It just about could if the TiVo were not having to encrypt the stream. MRV transfers peak around 40 Mbps.



eric_n_dfw said:


> The question is at playback: can the TivoHD support the H.264 encoded MPEG4 video that UVerse uses (I think it can),


It can. At the moment it is only enabled for streaming, and limited to no more than 1.1 GB per transfer, but it should be possible, potentially bringing the transfer rate into the realm of 2HD + 2 SD videos, but that's not the only issue



eric_n_dfw said:


> and would/could Tivo support the DRM scheme (which is probably Microsoft's DRM since they write the UVerse DVR software).


Licensing Microsoft's DRM code is not an issue. Licensing code is what Microsoft does for a living, and anyone with enough cash is welcome. The question is, "Can the TiVo decrypt the stream fast enough to make viewing of HD content seamless?" Since the CPU would have to handle the decryption entirely in application code, that's a really big question.


----------



## classicsat

Built it on the Broadcom BCM 7420.

The box needs an identity to verify itself on the network, so the IPTV provider knows they authorized. That could be done with an ISO7816 smartcard, which the aforementioned Broadcom chip supports. I am not sue, but I think it could handle the security used for IPTV.


----------



## ciper

lrhorer said:


> Licensing Microsoft's DRM code is not an issue. Licensing code is what Microsoft does for a living, and anyone with enough cash is welcome. The question is, "Can the TiVo decrypt the stream fast enough to make viewing of HD content seamless?" Since the CPU would have to handle the decryption entirely in application code, that's a really big question.

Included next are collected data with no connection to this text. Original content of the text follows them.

#ifndef MCP_NO_XCD_MAP
    const bool by_xcd = gridDim.x >= 8 && (gridDim.x & 7) == 0;
#else
    const bool by_xcd = false;
#endif
    const long long chunk = by_xcd ? (total + 7) / 8 : total;
    const long long stride = (long long)(by_xcd ? gridDim.x >> 3 : gridDim.x) * WAVES;
    const long long limit = by_xcd ? min(total, ((long long)(blockIdx.x & 7) + 1) * chunk) : total;
    long long p = by_xcd ? (long long)(blockIdx.x & 7) * chunk + (long long)(blockIdx.x >> 3) * WAVES + wave : (long long)blockIdx.x * WAVES + wave;
    float q2x = 0.f, q2y = 0.f, q2z = 0.f, p1x = 0.f, p1y = 0.f, p1z = 0.f;
    float4 r1 = make_float4(0.f, 0.f, 0.f, 0.f);
    float4 rg[T][4];
    auto mapped = [&](int bb, int flag) -> long long { return (bmap && (shared & flag)) ? (long long)bmap_lds[bb] : (long long)bb; };
    struct Pos { int bb, off; };
    const int stride_b = (int)(stride / n1), stride_o = (int)(stride % n1);
    auto advance = [&](Pos q) {
        q.bb += stride_b;
        q.off += stride_o;
        if (q.off >= n1) { q.off -= n1; ++q.bb; }
        return q;
    };
    auto fetch = [&](long long pp, Pos q, int id) {
        const float *q2 = xyz2 + ((long long)q.bb * n2 + id) * 3;
        q2x = q2[0]; q2y = q2[1]; q2z = q2[2];
        p1x = xyz1[pp * 3 + 0]; p1y = xyz1[pp * 3 + 1]; p1z = xyz1[pp * 3 + 2];
        const float4 *row2 = reinterpret_cast<const float4 *>(points2 + (mapped(q.bb, 2) * n2 + id) * D);
        const float4 *row1 = reinterpret_cast<const float4 *>(points1 + (mapped(q.bb, 1) * n1 + q.off) * D);
        r1 = row1[lane < D / 4 ? lane : 0];
#pragma unroll
        for (int t = 0; t < T; ++t)
#pragma unroll
            for (int g = 0; g < 4; ++g) rg[t][g] = row2[(32 * t + 8 * g + 4 * h) >> 2];
    };
    auto nbr = [&](long long pp, Pos q) { return cross_nbr(idx, idx2, pp, [&] { return mapped(q.bb, 4) * n1 + q.off; }, col); };
    long long pn = p + stride;
    Pos qp{(int)(p / n1), (int)(p % n1)};
    Pos qn = advance(qp), qnn = advance(qn);
    int idn = 0;
    if (p < limit) {
        fetch(p, qp, nbr(p, qp));
        if (pn < limit) idn = nbr(pn, qn);
    }
#ifdef MCP_CROSS_DIAG
    unsigned long long t_prev = 0;
    CROSS_STAMP(7);
#endif
    for (; p < limit; p = pn, pn += stride) {
        CROSS_STAMP(0);
        McpSplit3 xs[2 * T];
        const float in0 = h ? q2y - p1y : q2x - p1x, in1 = h ? 1.0f : q2z - p1z;
        if (lane < D / 4) reinterpret_cast<float4 *>(row1_lds)[lane] = r1;
        __builtin_amdgcn_wave_barrier();
#pragma unroll
        for (int t = 0; t < T; ++t) {
            f32x16 acc;
#pragma unroll
            for (int g = 0; g < 4; ++g) {
                const float4 a = reinterpret_cast<const float4 *>(row1_lds)[(32 * t + 8 * g + 4 * h) >> 2];
                acc[4 * g + 0] = a.x; acc[4 * g + 1] = a.y; acc[4 * g + 2] = a.z; acc[4 * g + 3] = a.w;
            }
            acc = __builtin_amdgcn_mfma_f32_32x32x2f32(lpos[(t * 2 + 0) * 64 + lane], in0, acc, 0, 0, 0);
            acc = __builtin_amdgcn_mfma_f32_32x32x2f32(lpos[(t * 2 + 1) * 64 + lane], in1, acc, 0, 0, 0);
#pragma unroll
            for (int g = 0; g < 4; ++g) {
                acc[4 * g + 0] = leaky(acc[4 * g + 0] + rg[t][g].x);
                acc[4 * g + 1] = leaky(acc[4 * g + 1] + rg[t][g].y);
                acc[4 * g + 2] = leaky(acc[4 * g + 2] + rg[t][g].z);
                acc[4 * g + 3] = leaky(acc[4 * g + 3] + rg[t][g].w);
            }
            xs[2 * t + 0] = mcp_split_kstep(acc, 0);
            xs[2 * t + 1] = mcp_split_kstep(acc, 1);
        }
        __builtin_amdgcn_wave_barrier();
        CROSS_STAMP(1);
        if (pn < limit) {
            fetch(pn, qn, idn);
            if (pn + stride < limit) idn = nbr(pn + stride, qnn);
        }
        qn = qnn;
        qnn = advance(qnn);
        CROSS_STAMP(2);
#pragma unroll 1
        for (int tl = 0; tl < TO; ++tl) {
            const int t = TO * split + tl;
            f32x16 acc;
#pragma unroll
            for (int r = 0; r < 16; ++r) acc[r] = lbias[(t * 2 + h) * 16 + r];
            acc = mcp_tile_split<2 * T>(reinterpret_cast<const uint4 *>(lds) + (size_t)tl * (2 * T) * 3 * 64 + lane, xs, acc);
            CROSS_STAMP(3);
            const float m = leaky(scatter_max(acc, lane));
            if ((lane & 1) == 0) out[p * D + 32 * t + mcp_chan_of(scatter_reg(lane), h)] = m;
            CROSS_STAMP(4);
        }
    }
}

__global__ __launch_bounds__(64 * X256_WAVES, 1) void cross256_stream_kernel(long long total, int n1, int n2, const float *__restrict__ xyz1,
                                                                          const float *__restrict__ xyz2, const float *__restrict__ points1,
                                                                          const float *__restrict__ points2, const int *__restrict__ idx,
                                                                          const int *__restrict__ idx2, const int *__restrict__ bmap, int shared,
                                                                          const float *__restrict__ packed, float *__restrict__ out) {
    using L = CrossLds<256>;
    constexpr int D = 256, T = X256_T, WAVES = X256_WAVES, SMALL = L::POS_FLOATS + L::B_FLOATS;
    extern __shared__ __attribute__((aligned(16))) float lds[];
    uint4 *wbuf = reinterpret_cast<uint4 *>(lds);
    float *small = lds + 2 * X256_TILE_U4 * 4;
    float *row1_all = small + SMALL;
    int *bmap_lds = reinterpret_cast<int *>(row1_all + WAVES * D);
    const int tid = threadIdx.x, lane = tid & 63, wave = tid >> 6, h = lane >> 5, col = lane & 31;
    const uint4 *wimg = reinterpret_cast<const uint4 *>(packed + L::OFF_W);
    for (int e = tid; e < SMALL / 4; e += 64 * WAVES) reinterpret_cast<float4 *>(small)[e] = reinterpret_cast<const float4 *>(packed + L::OFF_POS)[e];
    if (bmap) {
        const int nb = (int)(total / n1);
        for (int e = tid; e < nb; e += 64 * WAVES) bmap_lds[e] = bmap[e];
    }
    for (int e = tid; e < X256_TILE_U4; e += 64 * WAVES) wbuf[e] = wimg[e];
    __syncthreads();
    const float *lpos = small, *lbias = small + L::POS_FLOATS;
    float *row1_lds = row1_all + wave * D;
    auto mapped = [&](int bb, int flag) -> long long { return (bmap && (shared & flag)) ? (long long)bmap_lds[bb] : (long long)bb; };

    const long long per_round = (long long)gridDim.x * WAVES;
    const long long first = (long long)blockIdx.x * WAVES;
    const int rounds = first < total ? (int)((total - first + per_round - 1) / per_round) : 0;
    int cur = 0;
    for (int g = 0; g < rounds; ++g) {
        const long long pw = first + (long long)g * per_round + wave;
        const bool live = pw < total;
        const long long p = live ? pw : total - 1;
        const int bb = (int)(p / n1), off = (int)(p - (long long)bb * n1);
        int id;
        if (!idx2) {
            id = idx[p * KNB + col];
        } else {
            const long long ps = mapped(bb, 4) * n1 + off;
            id = col >= 16 ? idx2[p * 16 + col - 16] : idx[ps * 16 + col];
        }
        const float *q2 = xyz2 + ((long long)bb * n2 + id) * 3;
        const float dx = q2[0] - xyz1[p * 3 + 0], dy = q2[1] - xyz1[p * 3 + 1], dz = q2[2] - xyz1[p * 3 + 2];
        const float in0 = h ? dy : dx, in1 = h ? 1.0f : dz;
        const float4 *row2 = reinterpret_cast<const float4 *>(points2 + (mapped(bb, 2) * n2 + id) * D);
        const float4 *row1 = reinterpret_cast<const float4 *>(points1 + (mapped(bb, 1) * n1 + off) * D);
        reinterpret_cast<float4 *>(row1_lds)[lane] = row1[lane];
        __builtin_amdgcn_wave_barrier();
        McpSplit3 xs[2 * T];
#pragma unroll
        for (int t = 0; t < T; ++t) {
            f32x16 acc;
            float4 rg[4];
#pragma unroll
            for (int gq = 0; gq < 4; ++gq) {
                const float4 a = reinterpret_cast<const float4 *>(row1_lds)[(32 * t + 8 * gq + 4 * h) >> 2];
                rg[gq] = row2[(32 * t + 8 * gq + 4 * h) >> 2];
                acc[4 * gq + 0] = a.x; acc[4 * gq + 1] = a.y; acc[4 * gq + 2] = a.z; acc[4 * gq + 3] = a.w;
            }
            acc = __builtin_amdgcn_mfma_f32_32x32x2f32(lpos[(t * 2 + 0) * 64 + lane], in0, acc, 0, 0, 0);
            acc = __builtin_amdgcn_mfma_f32_32x32x2f32(lpos[(t * 2 + 1) * 64 + lane], in1, acc, 0, 0, 0);
#pragma unroll
            for (int gq = 0; gq < 4; ++gq) {
                acc[4 * gq + 0] = leaky(acc[4 * gq + 0] + rg[gq].x);
                acc[4 * gq + 1] = leaky(acc[4 * gq + 1] + rg[gq].y);
                acc[4 * gq + 2] = leaky(acc[4 * gq + 2] + rg[gq].z);
                acc[4 * gq + 3] = leaky(acc[4 * gq + 3] + rg[gq].w);
            }
            xs[2 * t + 0] = mcp_split_kstep(acc, 0);
            xs[2 * t + 1] = mcp_split_kstep(acc, 1);
        }
        __builtin_amdgcn_wave_barrier();
#pragma unroll 1
        for (int t = 0; t < T; ++t) {
            const bool more = t + 1 < T || g + 1 < rounds;
            const uint4 *nsrc = wimg + (size_t)((t + 1) & (T - 1)) * X256_TILE_U4 + tid;
            uint4 nx[X256_TILE_U4 / (64 * X256_WAVES)];
#pragma unroll
            for (int i = 0; i < X256_TILE_U4 / (64 * WAVES); ++i) nx[i] = more ? nsrc[i * 64 * WAVES] : make_uint4(0u, 0u, 0u, 0u);
            f32x16 acc;
#pragma unroll
            for (int r = 0; r < 16; ++r) acc[r] = lbias[(t * 2 + h) * 16 + r];
            acc = mcp_tile_split<2 * T>(wbuf + (size_t)cur * X256_TILE_U4 + lane, xs, acc);
            const float m = leaky(scatter_max(acc, lane));
            if (live && (lane & 1) == 0) out[p * D + 32 * t + mcp_chan_of(scatter_reg(lane), h)] = m;
            uint4 *ndst = wbuf + (size_t)(cur ^ 1) * X256_TILE_U4 + tid;
#pragma unroll
            for (int i = 0; i < X256_TILE_U4 / (64 * WAVES); ++i) ndst[i * 64 * WAVES] = nx[i];
            __syncthreads();
            cur ^= 1;
        }
    }
}

int launch_cross256(long long total, int n1, int n2, const float *xyz1, const float *xyz2, const float *points1, const float *points2, const int *idx,
                    const int *idx2, const int *bmap, int shared, const float *packed, float *out, hipStream_t s) {
    const size_t lds = (size_t)(X256_LDS_FLOATS + (bmap ? MAX_MAPPED_BATCH : 0)) * sizeof(float);
    if (const int rc = mcp_allow_lds<cross256_stream_kernel>()) return rc;
    const long long want = (total + X256_WAVES - 1) / X256_WAVES;
    const unsigned grid = (unsigned)max(1LL, min(want, 256LL));
    hipLaunchKernelGGL(cross256_stream_kernel, dim3(grid), dim3(64 * X256_WAVES), lds, s, total, n1, n2, xyz1, xyz2, points1, points2, idx, idx2, bmap, shared,
                       packed, out);
    return mcp_launch_status();
}

template <int D, int SPLIT>
int launch_cross(long long total, int n1, int n2, const float *xyz1, const float *xyz2, const float *points1, const float *points2,
                 const int *idx, const int *idx2, const int *bmap, int shared, const float *packed, float *out, hipStream_t s) {
    using L = CrossLds<D>;
    constexpr int WAVES = CrossShape<D>::NW;
    const size_t lds = (L::W_FLOATS / SPLIT + L::POS_FLOATS + L::B_FLOATS + WAVES * D + (bmap ? MAX_MAPPED_BATCH : 0)) * sizeof(float);
    constexpr auto kern = cross_kernel<D, SPLIT>;
    if (const int rc = mcp_allow_lds<kern>()) return rc;
    const long long want = (total + WAVES * 8 - 1) / (WAVES * 8);
    const unsigned grid = (unsigned)max(1LL, min(want, (long long)(CrossShape<D>::GRID / SPLIT)));
    hipLaunchKernelGGL(kern, dim3(grid, SPLIT), dim3(64 * WAVES), lds, s, total, n1, n2, xyz1, xyz2, points1, points2, idx, idx2, bmap, shared, packed, out);
    return mcp_launch_status();
}

}

MCP_EXPORT int mcp_cross_packed_floats(int d) {
    return d == 64 ? CrossLds<64>::FLOATS : d == 128 ? CrossLds<128>::FLOATS : d == 256 ? CrossLds<256>::FLOATS : 0;
}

Isn't the NetFlix application using licensed Microsoft DRM already?



lrhorer said:


> Just to clarify: the DSL part is why it's limited, not the IP. If they delivered the service over a Gig-E link, they could easily allow almost 50 simultaneous HD downloads, even using MPEG II.


That is correct. So are you suggesting U-Verse over a FIOS or docsis3 cable data connection?


----------



## lrhorer

ciper said:


> Isn't the NetFlix application using licensed Microsoft DRM already?


I don't know. The DRM may be there on the content, but the stream itself may be decrypted before sending it across the internet.



ciper said:


> That is correct. So are you suggesting U-Verse over a FIOS or docsis3 cable data connection?


Well, I'm not necessarily suggesting it, I'm just saying it could be done.


----------



## Polarbear

Have had Uverse for about a year now and have made several attempts to get my TIVO to work with Uverse. 
I can watch everything already recorded and play DVD's but can not record or watch live TV. I always get "searching for signal" message. 
I am a complete dummy when it comes to this sort of thing so any reply will have to be in layman's terms and greatly appreciated.


----------



## STEVON

I think the new Federal law requires UVERSE to make a solution for HD recording specifically requested by TIVO and other DVR manufactureres Read below:
CableCard interface the FCC ruled the following in Oct. 2010
"Effective July 1, 2011, include both: (A) a DVI or HDMI interface and (B) a connection capable of delivering recordable high definition video and closed captioning data in an industry standard format on all high definition set-top boxes, except unidirectional set-top boxes without recording functionality, acquired by a cable operator for distribution to customers."

I didn't wait, used Moome MUX-HD DVI "repeater" to allow HD video and sound recording to my HTPC. HD capture card requires huge CPU power, I'm using Intel Core 2 Q9450 Quad-Core Processor and four gigs of RAM!
Stephen



TommyV said:


> I should have specified HD Tivo. Yes I also agree, ATT needs to support cable card which would solve the Tivo issue. Their HD DVR seems to have many unacceptable problems. I just wish Tivo could team up w/ them and release a box specifically for the service. ATT sure needs the help.


----------